The active lime rotary kiln is mainly used for smelting active lime used in metallurgical units such as roasting steel plants and calcined magnesia in nonferrous metallurgy industry. The rotary kiln is a high-temperature calcination equipment. The life of the kiln lining will affect the production efficiency during use. The chemical influence factors of the kiln lining life are analyzed. The chemical damage of the kiln lining mainly includes the low-melting reaction leading to corrosion and alkali salt infiltration. And the reduction of the oxidation effect.

1. Low melting reflection leads to erosion

There are certain low-melting impurities in the fuels such as limestone raw materials, refractory bricks and pulverized coal, and the components thereof are mainly CaO-SiO2-A1203-Fe203. Under the influence of the difference in concentration and temperature between the kiln and the brick, the melt migrates from the hot end to the cold end of the brick mainly by ion migration.
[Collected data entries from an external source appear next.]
@@ -628,6 +644,20 @@
     });
 }
 
+int lft_init_features_unfused_fwd(const void* packed, const float* lr, void* act_out, void* workspace, int B, int A, int h, int w, int s,
+                                  int prec, void* stream) {
+    Dims d; int rc;
+    if (!packed || !lr || !act_out || !workspace) return fail(LFT_ERR_ARG, "null pointer");
+    if ((rc = make_dims(B, A, h, w, s, prec, &d))) return rc;
+    const PackedLayout L = packed_layout(d, prec);
+    const WorkLayout W = work_layout(d, prec);
+    hipStream_t st = static_cast<hipStream_t>(stream);
+    return by_prec(prec, [&](auto t) {
+        using T = decltype(t);
+        return init_features<T>(packed, L, lr, at<T>(workspace, W.x0), at<T>(workspace, W.xa), at<T>(workspace, W.xb), static_cast<T*>(act_out), d, st, false);
+    });
+}
+
 int lft_ang_block_fwd(const void* packed, int layer, const void* act_in, void* act_out, int B, int A, int h, int w, int s, int prec,
                       void* stream) {
     Dims d; int rc;
@@ -723,6 +753,13 @@
     else if (prec == LFT_PREC_F16) k_selftest<f16_t><<<1, 64, 0, st>>>(Am, Bm, W2, C, D);
     else return fail(LFT_ERR_ARG, "bad prec %d", prec);
     LFT_LAUNCH_OK("k_selftest");
+    return 0;
+}
+
+int lft_up4_chunk_map(int chunk, int l, int* channel, int* row0) {
+    if (!channel || !row0 || chunk < 0 || chunk >= kUp4Chunks || l < 0 || l >= 32) return fail(LFT_ERR_ARG, "bad argument");
+    *channel = up4_chunk_channel(chunk, l);
+    *row0 = up4_chunk_row0(chunk);
     return 0;
 }
 
diff --git a/lft_amd/csrc/lft_kernels_a.cuh b/lft_amd/csrc/lft_kernels_a.cuh
--- a/lft_amd/csrc/lft_kernels_a.cuh
+++ b/lft_amd/csrc/lft_kernels_a.cuh
@@ -6,7 +6,11 @@
     int kind, row0, nrows, ntiles, ld, kmul, kadd, k0, ksteps, kmap, frag0, s;
     float scale;
     int order;
+    int upc;
 };
+constexpr int kUp4Chunks = 32, kUp4ChunksLo = 24;
+__host__ __device__ __forceinline__ int up4_chunk_channel(int q, int l) { return (8 * (q & 7) + (l >> 2)) * 16 + 4 * (q >> 3) + (l & 3); }
+__host__ __device__ __forceinline__ int up4_chunk_row0(int q) { return q < kUp4ChunksLo ? 0 : 16; }
 __host__ __device__ __forceinline__ int wfrag_index(int OT, int KS, int ot, int ks) {
     const int g = ot >> 2, G = OT - 4 * g < 4 ? OT - 4 * g : 4;
     return 4 * g * KS + ks * G + (ot & 3);
@@ -45,8 +49,8 @@
         const int kk = op.k0 + 16 * ks + (op.kmap ? 8 * (j >> 2) + 4 * h + (j & 3) : 8 * h + j);
         float v = 0.0f;
         if (n < op.nrows) {
-            if (op.kind == 0) v = op.scale * op.src[(size_t)(op.row0 + n) * op.ld + kk * op.kmul + op.kadd];
-            else if (op.kind == 1) v = upm_entry(op.src, n, kk, op.s);
+            if (op.kind == 0) v = op.scale * op.src[(size_t)(op.upc ? up4_chunk_channel(op.upc - 1, n) : op.row0 + n) * op.ld + kk * op.kmul + op.kadd];
+            else if (op.kind == 1) v = upm_entry(op.src, op.row0 + n, op.upc ? up4_chunk_channel(op.upc - 1, kk) : kk, op.s);
             else v = kk < (op.s + 2) * (op.s + 2) ? upm_entry(op.src, kk, n, op.s) : 0.0f;
         }
         if constexpr (sizeof(T) == 4) dst[(((size_t)f * 2 + (j >> 2)) * 64 + lane) * 4 + (j & 3)] = (T)v;
@@ -209,11 +213,65 @@
     }
 }
 
+template <int NW> __host__ __device__ constexpr int conv0_tile_bytes(int w) { return ((32 * NW + 2 * w + 1) / w + 4) * (w + 2) * 4; }
+template <typename T, int NW>
+LFT_DEV void conv0_into_tile(const float* __restrict__ img, int stride, const float* __restrict__ w0, T* __restrict__ x0_out,
+                             int p0, int h, int w, char* lds_in, float* lrt) {
+    using CI = ConvIn<T, NW>;
+    const int hw = h * w, cg = threadIdx.x & 7, pitch = w + 2;
+    f32x4 wq[18];
+#pragma unroll
+    for (int k = 0; k < 18; ++k) wq[k] = load4(w0 + 72 * cg + 4 * k);
+    const int qlo = max(p0 - w - 1, 0), qhi = min(p0 + 32 * NW + w, hw - 1);
+    const int ylo = qlo / w - 1, nrows = qhi / w + 1 - ylo + 1;
+    for (int i = threadIdx.x; i < nrows * pitch; i += 64 * NW) {
+        const int yy = ylo + i / pitch, xx = i % pitch - 1;
+        const float v = img[min(max(yy, 0), h - 1) * stride + min(max(xx, 0), w - 1)];
+        lrt[i] = (yy >= 0 && yy < h && xx >= 0 && xx < w) ? v : 0.0f;
+    }
+    __syncthreads();
+    for (int s = threadIdx.x >> 3; s < CI::slots(w); s += 8 * NW) {
+        const int q = p0 - w - 1 + s;
+        if (q < 0 || q >= hw) continue;
+        const int y = q / w, x = q - y * w;
+        const float* t0 = lrt + (y - 1 - ylo) * pitch + x;
+        float val[9];
+#pragma unroll
+        for (int t = 0; t < 9; ++t) val[t] = t0[(t / 3) * pitch + t % 3];
+        float o[8];
+#pragma unroll
+        for (int c = 0; c < 8; ++c) {
+            float a = 0.0f;
+#pragma unroll
+            for (int t = 0; t < 9; ++t) a += wq[(9 * c + t) >> 2][(9 * c + t) & 3] * val[t];
+            o[c] = a;
+        }
+        char* row = lds_in + s * CI::ROW_BYTES;
+        const bool own = s >= w + 1 && s < w + 1 + 32 * NW;
+        T* grow = x0_out + (size_t)q * 64 + cg * 8;
+        if constexpr (sizeof(T) == 2) {
+            typename H16<T>::v8 v;
+#pragma unroll
+            for (int c = 0; c < 8; ++c) v[c] = (T)o[c];
+            store_raw16(row + ((cg ^ CI::swz(s)) * 16), __builtin_bit_cast(raw16, v));
+            if (own) store_raw16(reinterpret_cast<char*>(grow), __builtin_bit_cast(raw16, v));
+        } else {
+            const f32x4 lo{o[0], o[1], o[2], o[3]}, hi{o[4], o[5], o[6], o[7]};
+            store_raw16(row + (((2 * cg) ^ CI::swz(s)) * 16), __builtin_bit_cast(raw16, lo));
+            store_raw16(row + (((2 * cg + 1) ^ CI::swz(s)) * 16), __builtin_bit_cast(raw16, hi));
+            if (own) { store4(grow, lo); store4(grow + 4, hi); }
+        }
+    }
+}
+
 constexpr int kNwConv = 4;
 constexpr int kConv64Chunk = 12;
-template <typename T, bool RES, int NW = kNwConv>
+template <typename T, bool RES, bool X0 = false, int NW = kNwConv>
 __global__ __launch_bounds__(64 * NW) void k_conv64(const T* __restrict__ in, T* __restrict__ out, const T* __restrict__ res,
-                                                   const T* __restrict__ wstream, int nimg, int h, int w) {
+                                                   const T* __restrict__ wstream, int nimg, int h, int w,
+                                                   const float* __restrict__ lr = nullptr, const float* __restrict__ w0 = nullptr,
+                                                   T* __restrict__ x0_out = nullptr, int A = 1) {
+    static_assert(!(RES && X0), "conv_init0 is folded into the first conv_init only");
     extern __shared__ __attribute__((aligned(16))) char smem[];
     constexpr int TT = 32 * NW;
     const int lane = threadIdx.x & 63, r = lane & 31, hh = lane >> 5, wave = threadIdx.x >> 6;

The operating conditions of the rotary kiln, the location of the brick in the kiln, the condition of the kiln skin and the temperature difference in the brick determine the temperature and melt properties of the infiltration, thus determining the penetration depth of the melt in the brick, ie the metamorphic layer. The depth, in general, the worse the kiln skin condition, the deeper the infiltration of the metamorphic layer in the brick, the depth can be from thin to almost invisible up to 70mm. The melt fills the pores in the brick and cooperates with a part of the ions in the refractory material to densify and embrittle the brick layer, and then is easily cracked and peeled off under the action of thermal stress and mechanical stress.

2. Alkali salt penetration

In coal-fired rotary kiln, the volatile components of coal in the base of sulphate and kiln are greatly increased. The alkali salt penetrates into the brick layer deeply and is suspected to be deposited in the brick layer of 700-1000 °C, which makes the site highly densified, resulting in the thermal shock stability of the layer being significantly weakened, and then cracking under the combined action of thermal and mechanical stress. Peel off.

3. Reduction and reduction of oxidation

When coal or gas is incompletely burned, a reducing flame is prone to occur. The trivalent iron in the high-aluminum brick is reduced to divalent iron, and the volume shrinks. In FeO, the ferrous iron is easily released and produces refractory bricks with low-melting voids. The structure of the brick is weakened and the strength is reduced. The alternating change of the reduction and oxidation atmosphere in the rotary kiln gas causes the volume effect of the contraction and expansion phases to occur repeatedly, and the bricks are chemically fatigued. For chemically bonded phosphate bricks, the consequences of the reduction of the reduction reaction are more serious. When the sulfur content is excessive, under the action of reduction, various sulfides such as FeS and KFeS2 are formed in the bricks, which are converted into sulfates under subsequent oxidation conditions, and repeated volume effects are generated to damage the bricks.